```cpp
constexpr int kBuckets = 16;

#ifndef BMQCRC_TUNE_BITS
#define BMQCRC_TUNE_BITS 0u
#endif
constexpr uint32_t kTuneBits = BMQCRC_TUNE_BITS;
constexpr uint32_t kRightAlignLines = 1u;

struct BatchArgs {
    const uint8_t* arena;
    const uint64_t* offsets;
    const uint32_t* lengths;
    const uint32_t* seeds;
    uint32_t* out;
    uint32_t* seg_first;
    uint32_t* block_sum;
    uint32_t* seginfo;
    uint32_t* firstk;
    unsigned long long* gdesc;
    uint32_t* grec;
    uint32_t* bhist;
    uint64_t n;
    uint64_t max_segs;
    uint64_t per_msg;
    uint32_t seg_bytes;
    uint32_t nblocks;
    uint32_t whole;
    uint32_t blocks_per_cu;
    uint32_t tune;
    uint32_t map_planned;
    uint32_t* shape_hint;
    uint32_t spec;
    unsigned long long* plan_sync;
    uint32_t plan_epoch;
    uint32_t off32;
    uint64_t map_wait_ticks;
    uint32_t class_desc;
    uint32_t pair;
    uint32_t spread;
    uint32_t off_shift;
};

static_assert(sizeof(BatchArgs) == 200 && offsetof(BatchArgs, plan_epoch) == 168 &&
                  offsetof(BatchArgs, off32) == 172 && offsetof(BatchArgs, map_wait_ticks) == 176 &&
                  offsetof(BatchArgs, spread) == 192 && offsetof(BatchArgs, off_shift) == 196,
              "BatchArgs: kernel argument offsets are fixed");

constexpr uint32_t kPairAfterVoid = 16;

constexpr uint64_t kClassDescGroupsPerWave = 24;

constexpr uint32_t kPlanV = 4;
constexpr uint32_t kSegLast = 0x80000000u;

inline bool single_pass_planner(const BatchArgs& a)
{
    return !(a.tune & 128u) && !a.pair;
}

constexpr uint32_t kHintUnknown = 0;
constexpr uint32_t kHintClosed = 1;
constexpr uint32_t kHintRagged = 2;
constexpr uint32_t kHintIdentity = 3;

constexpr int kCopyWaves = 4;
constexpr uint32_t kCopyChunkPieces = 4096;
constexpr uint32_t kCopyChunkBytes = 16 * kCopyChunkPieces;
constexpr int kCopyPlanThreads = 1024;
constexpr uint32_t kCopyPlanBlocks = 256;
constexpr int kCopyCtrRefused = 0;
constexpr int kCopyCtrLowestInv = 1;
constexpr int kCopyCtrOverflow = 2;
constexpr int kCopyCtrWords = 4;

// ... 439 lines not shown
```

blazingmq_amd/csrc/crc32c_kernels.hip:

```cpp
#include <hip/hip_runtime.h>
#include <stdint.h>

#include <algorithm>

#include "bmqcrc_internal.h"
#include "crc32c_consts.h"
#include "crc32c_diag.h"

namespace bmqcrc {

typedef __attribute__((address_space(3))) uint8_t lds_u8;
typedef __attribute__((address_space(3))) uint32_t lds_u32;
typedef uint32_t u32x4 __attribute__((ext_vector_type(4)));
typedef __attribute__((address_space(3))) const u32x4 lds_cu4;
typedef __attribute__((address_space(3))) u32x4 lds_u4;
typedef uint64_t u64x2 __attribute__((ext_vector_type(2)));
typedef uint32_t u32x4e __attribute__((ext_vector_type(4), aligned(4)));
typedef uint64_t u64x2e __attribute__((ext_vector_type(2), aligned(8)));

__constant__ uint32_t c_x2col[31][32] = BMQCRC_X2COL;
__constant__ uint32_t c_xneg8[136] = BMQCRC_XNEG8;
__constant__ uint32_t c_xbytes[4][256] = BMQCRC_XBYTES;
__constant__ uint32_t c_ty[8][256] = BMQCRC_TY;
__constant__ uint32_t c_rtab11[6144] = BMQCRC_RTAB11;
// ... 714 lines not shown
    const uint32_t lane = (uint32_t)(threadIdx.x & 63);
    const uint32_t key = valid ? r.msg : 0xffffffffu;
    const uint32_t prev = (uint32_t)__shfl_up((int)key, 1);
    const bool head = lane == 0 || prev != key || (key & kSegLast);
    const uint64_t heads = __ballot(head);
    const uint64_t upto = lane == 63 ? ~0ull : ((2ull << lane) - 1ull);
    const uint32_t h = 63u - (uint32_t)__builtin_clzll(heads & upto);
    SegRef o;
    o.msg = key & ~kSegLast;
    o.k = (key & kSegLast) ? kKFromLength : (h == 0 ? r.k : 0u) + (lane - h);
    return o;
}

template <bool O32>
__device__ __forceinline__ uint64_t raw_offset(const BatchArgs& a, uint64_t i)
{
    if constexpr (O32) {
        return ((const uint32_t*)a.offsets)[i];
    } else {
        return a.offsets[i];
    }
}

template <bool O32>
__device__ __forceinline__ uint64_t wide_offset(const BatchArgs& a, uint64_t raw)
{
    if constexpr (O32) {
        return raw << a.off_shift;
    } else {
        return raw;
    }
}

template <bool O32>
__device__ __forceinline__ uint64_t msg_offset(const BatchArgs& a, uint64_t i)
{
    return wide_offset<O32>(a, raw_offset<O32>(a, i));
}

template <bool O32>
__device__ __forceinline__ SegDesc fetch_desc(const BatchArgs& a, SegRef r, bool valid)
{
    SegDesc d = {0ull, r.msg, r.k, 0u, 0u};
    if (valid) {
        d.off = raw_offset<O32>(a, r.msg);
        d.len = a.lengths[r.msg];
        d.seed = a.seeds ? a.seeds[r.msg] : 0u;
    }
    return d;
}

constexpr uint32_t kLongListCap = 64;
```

> _Aim of the task_: Every entry is to be returned exactly, with nothing dropped.

> _Answer box_:
```cpp
constexpr int kBuckets = 16;

#ifndef BMQCRC_TUNE_BITS
#define BMQCRC_TUNE_BITS 0u
#endif
constexpr uint32_t kTuneBits = BMQCRC_TUNE_BITS;
constexpr uint32_t kRightAlignLines = 1u;

struct BatchArgs {
    const uint8_t* arena;
    const uint64_t* offsets;
    const uint32_t* lengths;
    const uint32_t* seeds;
    uint32_t* out;
    uint32_t* seg_first;
    uint32_t* block_sum;
    uint32_t* seginfo;
    uint32_t* firstk;
    unsigned long long* gdesc;
    uint32_t* grec;
    uint32_t* bhist;
    uint64_t n;
    uint64_t max_segs;
    uint64_t per_msg;
    uint32_t seg_bytes;
    uint32_t nblocks;
    uint32_t whole;
    uint32_t blocks_per_cu;
    uint32_t tune;
    uint32_t map_planned;
    uint32_t* shape_hint;
    uint32_t spec;
    unsigned long long* plan_sync;
    uint32_t plan_epoch;
    uint32_t off32;
    uint64_t map_wait_ticks;
    uint32_t class_desc;
    uint32_t pair;
    uint32_t spread;
    uint32_t off_shift;
};

static_assert(sizeof(BatchArgs) == 200 && offsetof(BatchArgs, plan_epoch) == 168 &&
                  offsetof(BatchArgs, off32) == 172 && offsetof(BatchArgs, map_wait_ticks) == 176 &&
                  offsetof(BatchArgs, spread) == 192 && offsetof(BatchArgs, off_shift) == 196,
              "BatchArgs: kernel argument offsets are fixed");

constexpr uint32_t kPairAfterVoid = 16;

constexpr uint64_t kClassDescGroupsPerWave = 24;

constexpr uint32_t kPlanV = 4;
constexpr uint32_t kSegLast = 0x80000000u;

inline bool single_pass_planner(const BatchArgs& a)
{
    return !(a.tune & 128u) && !a.pair;
}

constexpr uint32_t kHintUnknown = 0;
constexpr uint32_t kHintClosed = 1;
constexpr uint32_t kHintRagged = 2;
constexpr uint32_t kHintIdentity = 3;

constexpr int kCopyWaves = 4;
constexpr uint32_t kCopyChunkPieces = 4096;
constexpr uint32_t kCopyChunkBytes = 16 * kCopyChunkPieces;
constexpr int kCopyPlanThreads = 1024;
constexpr uint32_t kCopyPlanBlocks = 256;
constexpr int kCopyCtrRefused = 0;
constexpr int kCopyCtrLowestInv = 1;
constexpr int kCopyCtrOverflow = 2;
constexpr int kCopyCtrWords = 4;

// ... 439 lines not shown
```

blazingmq_amd/csrc/crc32c_kernels.hip:

```cpp
#include <hip/hip_runtime.h>
#include <stdint.h>

#include <algorithm>

#include "bmqcrc_internal.h"
#include "crc32c_consts.h"
#include "crc32c_diag.h"

namespace bmqcrc {

typedef __attribute__((address_space(3))) uint8_t lds_u8;
typedef __attribute__((address_space(3))) uint32_t lds_u32;
typedef uint32_t u32x4 __attribute__((ext_vector_type(4)));
typedef __attribute__((address_space(3))) const u32x4 lds_cu4;
typedef __attribute__((address_space(3))) u32x4 lds_u4;
typedef uint64_t u64x2 __attribute__((ext_vector_type(2)));
typedef uint32_t u32x4e __attribute__((ext_vector_type(4), aligned(4)));
typedef uint64_t u64x2e __attribute__((ext_vector_type(2), aligned(8)));

__constant__ uint32_t c_x2col[31][32] = BMQCRC_X2COL;
__constant__ uint32_t c_xneg8[136] = BMQCRC_XNEG8;
__constant__ uint32_t c_xbytes[4][256] = BMQCRC_XBYTES;
__constant__ uint32_t c_ty[8][256] = BMQCRC_TY;
__constant__ uint32_t c_rtab11[6144] = BMQCRC_RTAB11;
// ... 714 lines not shown
    const uint32_t lane = (uint32_t)(threadIdx.x & 63);
    const uint32_t key = valid ? r.msg : 0xffffffffu;
    const uint32_t prev = (uint32_t)__shfl_up((int)key, 1);
    const bool head = lane == 0 || prev != key || (key & kSegLast);
    const uint64_t heads = __ballot(head);
    const uint64_t upto = lane == 63 ? ~0ull : ((2ull << lane) - 1ull);
    const uint32_t h = 63u - (uint32_t)__builtin_clzll(heads & upto);
    SegRef o;
    o.msg = key & ~kSegLast;
    o.k = (key & kSegLast) ? kKFromLength : (h == 0 ? r.k : 0u) + (lane - h);
    return o;
}

template <bool O32>
__device__ __forceinline__ uint64_t raw_offset(const BatchArgs& a, uint64_t i)
{
    if constexpr (O32) {
        return ((const uint32_t*)a.offsets)[i];
    } else {
        return a.offsets[i];
    }
}

template <bool O32>
__device__ __forceinline__ uint64_t wide_offset(const BatchArgs& a, uint64_t raw)
{
    if constexpr (O32) {
        return raw << a.off_shift;
    } else {
        return raw;
    }
}

template <bool O32>
__device__ __forceinline__ uint64_t msg_offset(const BatchArgs& a, uint64_t i)
{
    return wide_offset<O32>(a, raw_offset<O32>(a, i));
}

template <bool O32>
__device__ __forceinline__ SegDesc fetch_desc(const BatchArgs& a, SegRef r, bool valid)
{
    SegDesc d = {0ull, r.msg, r.k, 0u, 0u};
    if (valid) {
        d.off = raw_offset<O32>(a, r.msg);
        d.len = a.lengths[r.msg];
        d.seed = a.seeds ? a.seeds[r.msg] : 0u;
    }
    return d;
}

constexpr uint32_t kLongListCap = 64;
```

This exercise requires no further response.